We hypothesized that in comparison with FFR, revascularization decisions based on either binary cutoff values for iFR and Pd/Pa or hybrid strategies incorporating iFR or Pd/Pa will result in similar levels of disagreement.
Methods and Results—This is a prospective study in consecutive patients undergoing FFR for clinical indications using proprietary software to calculate iFR. We measured Pd/Pa, iFR, FFR, and hyperemic iFR. Diagnostic accuracy versus FFR ≤0.80 was calculated using binary cutoff values of ≤0.90 for iFR and ≤0.92 for Pd/Pa, and adenosine zones for iFR of 0.86 to 0.93 and Pd/Pa of 0.87 to 0.94 in the hybrid strategy. One hundred ninety-seven patients with 257 stenoses (mean diameter stenosis 48%) were studied. Using binary cutoffs, diagnostic accuracy was similar for iFR and resting Pd/Pa with misclassification rates of 21% versus 20.2% (P=0.85). In the hybrid analysis, 54% of iFR cases and 53% of Pd/Pa cases were outside the adenosine zone and rates of misclassification were 9.4% versus 11.9% (P=0.55).
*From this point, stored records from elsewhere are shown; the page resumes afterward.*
__global__ __launch_bounds__(256, 1) void mlp_fused384_kernel(MlpFusedParams p) {
#if defined(__HIP_DEVICE_COMPILE__)
  constexpr int DIM = 384, HID = 1536, HC = 32, NCH = HID / HC, KS1 = DIM / 16, DBW = 6, NST = 3;
  constexpr int W1B = HC * DIM * 2, W2B = DIM * HC * 2, BUF = W1B + W2B;
  constexpr int PW = W1B / 1024 / 4;
  static_assert(NST * BUF + (3 * DIM + HID) * 4 <= 160 * 1024, "LDS budget");
  extern __shared__ __attribute__((aligned(1024))) unsigned char smem[];
  float* prm = reinterpret_cast<float*>(smem + NST * BUF);

  const int tid = threadIdx.x;
  const int wave = __builtin_amdgcn_readfirstlane(tid >> 6), lane = tid & 63;
  const int r = lane & 31, h = lane >> 5;
  const int tb = wave >> 1, dh = wave & 1;
  for (int i = tid; i < DIM; i += 256) {
    prm[i] = p.ln_w[i];
    prm[DIM + i] = p.ln_b[i];
    prm[2 * DIM + i] = p.b2[i];
  }
  for (int i = tid; i < HID; i += 256) prm[3 * DIM + i] = p.b1[i];

  const int64_t t = (int64_t)blockIdx.x * 64 + tb * 32 + r;
  const float* xr = p.x + (t < p.T ? t : p.T - 1) * DIM;
  f32x4 v[KS1][2];
#pragma unroll
  for (int k = 0; k < KS1; ++k)
#pragma unroll
    for (int q = 0; q < 2; ++q) v[k][q] = *reinterpret_cast<const f32x4*>(xr + 16 * k + 8 * h + 4 * q);

  const auto w1_rsrc = raw_rsrc(p.w1, HID * DIM * 2);
  const auto w2_rsrc = raw_rsrc(p.w2p, HID * DIM * 2);
  unsigned off1[PW];
#pragma unroll
  for (int j = 0; j < PW; ++j) {
    const int f = (j * 4 + wave) * 64 + lane, row = f / 48, c = f % 48;
    off1[j] = (unsigned)(row * 768 + mlp_swz768(c, row) * 16);
  }
  const unsigned off2 = (unsigned)(wave * 1024 + lane * 16);
  auto issue = [&](int i) {
    unsigned char* d1 = smem + (i % NST) * BUF;
    unsigned char* d2 = d1 + W1B;
    if (i < NCH) {
      const unsigned s = (unsigned)i * W1B;
#pragma unroll
      for (int j = 0; j < PW; ++j)
        glds16(w1_rsrc, d1 + (j * 4 + wave) * 1024, off1[j], s);
    }
    if (i >= 1) {
      const unsigned s = (unsigned)(i - 1) * W2B;
#pragma unroll
      for (int j = 0; j < PW; ++j)
        glds16(w2_rsrc, d2 + (j * 4 + wave) * 1024, off2, s + j * 4096);
    }
  };
  issue(0);
  issue(1);

  op16x8 xf[KS1];
  {
    float s = 0.f;
#pragma unroll
    for (int k = 0; k < KS1; ++k)
#pragma unroll
      for (int q = 0; q < 2; ++q) s += v[k][q][0] + v[k][q][1] + v[k][q][2] + v[k][q][3];
    s += __shfl_xor(s, 32, 64);
    const float mean = s * (1.f / DIM);
    float q2 = 0.f;
#pragma unroll
    for (int k = 0; k < KS1; ++k)
#pragma unroll
      for (int q = 0; q < 2; ++q)
#pragma unroll
        for (int e = 0; e < 4; ++e) {
          const float dlt = v[k][q][e] - mean;
          q2 += dlt * dlt;
        }
    q2 += __shfl_xor(q2, 32, 64);
    const float rstd = 1.0f / sqrtf(q2 * (1.f / DIM) + p.eps);
    __builtin_amdgcn_s_waitcnt(0xc07f);
    __builtin_amdgcn_s_barrier();
    asm volatile("" ::: "memory");
#pragma unroll
    for (int k = 0; k < KS1; ++k) {
      op16x8 f;
#pragma unroll
      for (int q = 0; q < 2; ++q) {
        const f32x4 gm = *reinterpret_cast<const f32x4*>(prm + 16 * k + 8 * h + 4 * q);
        const f32x4 bt = *reinterpret_cast<const f32x4*>(prm + DIM + 16 * k + 8 * h + 4 * q);
#pragma unroll
        for (int e = 0; e < 4; ++e) f[4 * q + e] = f2op((v[k][q][e] - mean) * rstd * gm[e] + bt[e]);
      }
      xf[k] = f;
    }
  }
  f32x16 accy[DBW];
#pragma unroll
  for (int d = 0; d < DBW; ++d)
#pragma unroll
    for (int e = 0; e < 16; ++e) accy[d][e] = 0.f;

  auto fc1_gelu = [&](const unsigned char* w1s, int chunk, f32x16& acch, const f32x16* aprev, op16x8 (&hf)[2]) {
    op16x8 fa[8], fb[8];
    auto rd = [&](op16x8 (&f)[8], int k0) {
#pragma unroll
      for (int k = 0; k < 8; ++k) f[k] = *reinterpret_cast<const op16x8*>(w1s + r * 768 + (mlp_swz768(2 * (k0 + k) + h, r) << 4));
    };
    rd(fa, 0);
    rd(fb, 8);
    f32x4 bias1[4];
#pragma unroll
    for (int g = 0; g < 4; ++g) bias1[g] = *reinterpret_cast<const f32x4*>(prm + 3 * DIM + chunk * HC + 8 * g + 4 * h);
    f32x16 part[2];
#pragma unroll
    for (int e = 0; e < 16; ++e) {
      part[0][e] = bias1[e >> 2][e & 3];
      part[1][e] = 0.f;
    }
    __builtin_amdgcn_sched_barrier(0);
#pragma unroll
    for (int k = 0; k < 8; ++k) part[k & 1] = MSAM2_MFMA_32x32x16(fa[k], xf[k], part[k & 1], 0, 0, 0);
    if (aprev) {
#pragma unroll
      for (int e = 0; e < 6; e += 2) {
        const f32x2 gp = gelu_erf2(f32x2{(*aprev)[e], (*aprev)[e + 1]});
        hf[e >> 3][e & 7] = f2op(gp[0]);
        hf[e >> 3][(e & 7) + 1] = f2op(gp[1]);
      }
    }
#pragma unroll
    for (int q = 0; q < 8; ++q) {
      __builtin_amdgcn_sched_group_barrier(0x008, 1, 0);
      __builtin_amdgcn_sched_group_barrier(0x002, 6, 0);
    }
    __builtin_amdgcn_sched_barrier(0);
    rd(fa, 16);
#pragma unroll
    for (int k = 0; k < 8; ++k) part[k & 1] = MSAM2_MFMA_32x32x16(fb[k], xf[8 + k], part[k & 1], 0, 0, 0);
    if (aprev) {
#pragma unroll
      for (int e = 6; e < 12; e += 2) {
        const f32x2 gp = gelu_erf2(f32x2{(*aprev)[e], (*aprev)[e + 1]});
        hf[e >> 3][e & 7] = f2op(gp[0]);
        hf[e >> 3][(e & 7) + 1] = f2op(gp[1]);
      }
    }
#pragma unroll
    for (int q = 0; q < 8; ++q) {
      __builtin_amdgcn_sched_group_barrier(0x008, 1, 1);
      __builtin_amdgcn_sched_group_barrier(0x002, 6, 1);
    }
    __builtin_amdgcn_sched_barrier(0);
#pragma unroll
    for (int k = 0; k < 8; ++k) part[k & 1] = MSAM2_MFMA_32x32x16(fa[k], xf[16 + k], part[k & 1], 0, 0, 0);
    if (aprev) {
#pragma unroll
      for (int e = 12; e < 16; e += 2) {
        const f32x2 gp = gelu_erf2(f32x2{(*aprev)[e], (*aprev)[e + 1]});
        hf[e >> 3][e & 7] = f2op(gp[0]);
        hf[e >> 3][(e & 7) + 1] = f2op(gp[1]);
      }
    }
#pragma unroll
    for (int q = 0; q < 8; ++q) {
      __builtin_amdgcn_sched_group_barrier(0x008, 1, 2);
      __builtin_amdgcn_sched_group_barrier(0x002, 5, 2);
    }
    __builtin_amdgcn_sched_barrier(0);
#pragma unroll
    for (int e = 0; e < 16; ++e) acch[e] = part[0][e] + part[1][e];
  };
  auto gelu16 = [&](const f32x16& acch, op16x8 (&hf)[2]) {
#pragma unroll
    for (int e = 0; e < 16; e += 2) {
      const f32x2 gp = gelu_erf2(f32x2{acch[e], acch[e + 1]});
      hf[e >> 3][e & 7] = f2op(gp[0]);
      hf[e >> 3][(e & 7) + 1] = f2op(gp[1]);
    }
  };
  auto fc2 = [&](const unsigned char* w2s, const op16x8 (&hf)[2]) {
    op16x8 a2[DBW][2];
#pragma unroll
    for (int d = 0; d < DBW; ++d) {
      const int row2 = (dh * DBW + d) * 32 + r;
#pragma unroll
      for (int s2 = 0; s2 < 2; ++s2) a2[d][s2] = *reinterpret_cast<const op16x8*>(w2s + row2 * Img64::ROW_BYTES + (((2 * s2 + h) ^ Img64::swz(row2)) << 4));
    }
#pragma unroll
    for (int s2 = 0; s2 < 2; ++s2)
#pragma unroll
      for (int d = 0; d < DBW; ++d) accy[d] = MSAM2_MFMA_32x32x16(a2[d][s2], hf[s2], accy[d], 0, 0, 0);
  };

  f32x16 acur;
  wait_vmcnt<12>();
  __builtin_amdgcn_s_barrier();
  issue(2);
  {
    op16x8 hf0[2];
    fc1_gelu(smem, 0, acur, nullptr, hf0);
  }
#pragma unroll 1
  for (int i = 1; i < NCH; ++i) {
    if (i + 1 < NCH) wait_vmcnt<12>();
    else wait_vmcnt<6>();
    __builtin_amdgcn_s_barrier();
    if (i + 2 <= NCH) issue(i + 2);
    const unsigned char* w1s = smem + (i % NST) * BUF;
    f32x16 anext;
    op16x8 hf[2];
    fc1_gelu(w1s, i, anext, &acur, hf);
    fc2(w1s + W1B, hf);
    acur = anext;
  }
  {
    wait_vmcnt<0>();
    __builtin_amdgcn_s_barrier();
    op16x8 hf[2];
    gelu16(acur, hf);
    fc2(smem + (NCH % NST) * BUF + W1B, hf);
  }

  if (t < p.T) {
    const float* xres = p.x + t * DIM;
    float* yr = p.out + t * DIM;
    constexpr int DG = 3;
#pragma unroll
    for (int d0 = 0; d0 < DBW; d0 += DG) {
      f32x4 xv[DG][4];
#pragma unroll
      for (int d = 0; d < DG; ++d)
#pragma unroll
        for (int g = 0; g < 4; ++g) xv[d][g] = *reinterpret_cast<const f32x4*>(xres + (dh * DBW + d0 + d) * 32 + 8 * g + 4 * h);
#pragma unroll
      for (int d = 0; d < DG; ++d)
#pragma unroll
        for (int g = 0; g < 4; ++g) {
          const int ch = (dh * DBW + d0 + d) * 32 + 8 * g + 4 * h;
          const f32x4 bv = *reinterpret_cast<const f32x4*>(prm + 2 * DIM + ch);
          f32x4 o;
#pragma unroll
          for (int e = 0; e < 4; ++e) o[e] = accy[d0 + d][4 * g + e] + bv[e] + xv[d][g][e];
          *reinterpret_cast<f32x4*>(yr + ch) = o;
          if (p.out16) {
            op16x4 o2;
#pragma unroll
            for (int e = 0; e < 4; ++e) o2[e] = f2op(o[e]);
            *reinterpret_cast<op16x4*>(p.out16 + t * DIM + ch) = o2;
          }
        }
    }
  }
#endif
}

Conclusions—Binary cutoff values for iFR and Pd/Pa result in misclassification of 1 in 5 lesions. Using a hybrid strategy, approximately half of the patients do not receive adenosine, but 1 in 10 lesions are still misclassified. The use of nonhyperemic indices of stenosis severity cannot be recommended for decision making in the catheterization laboratory.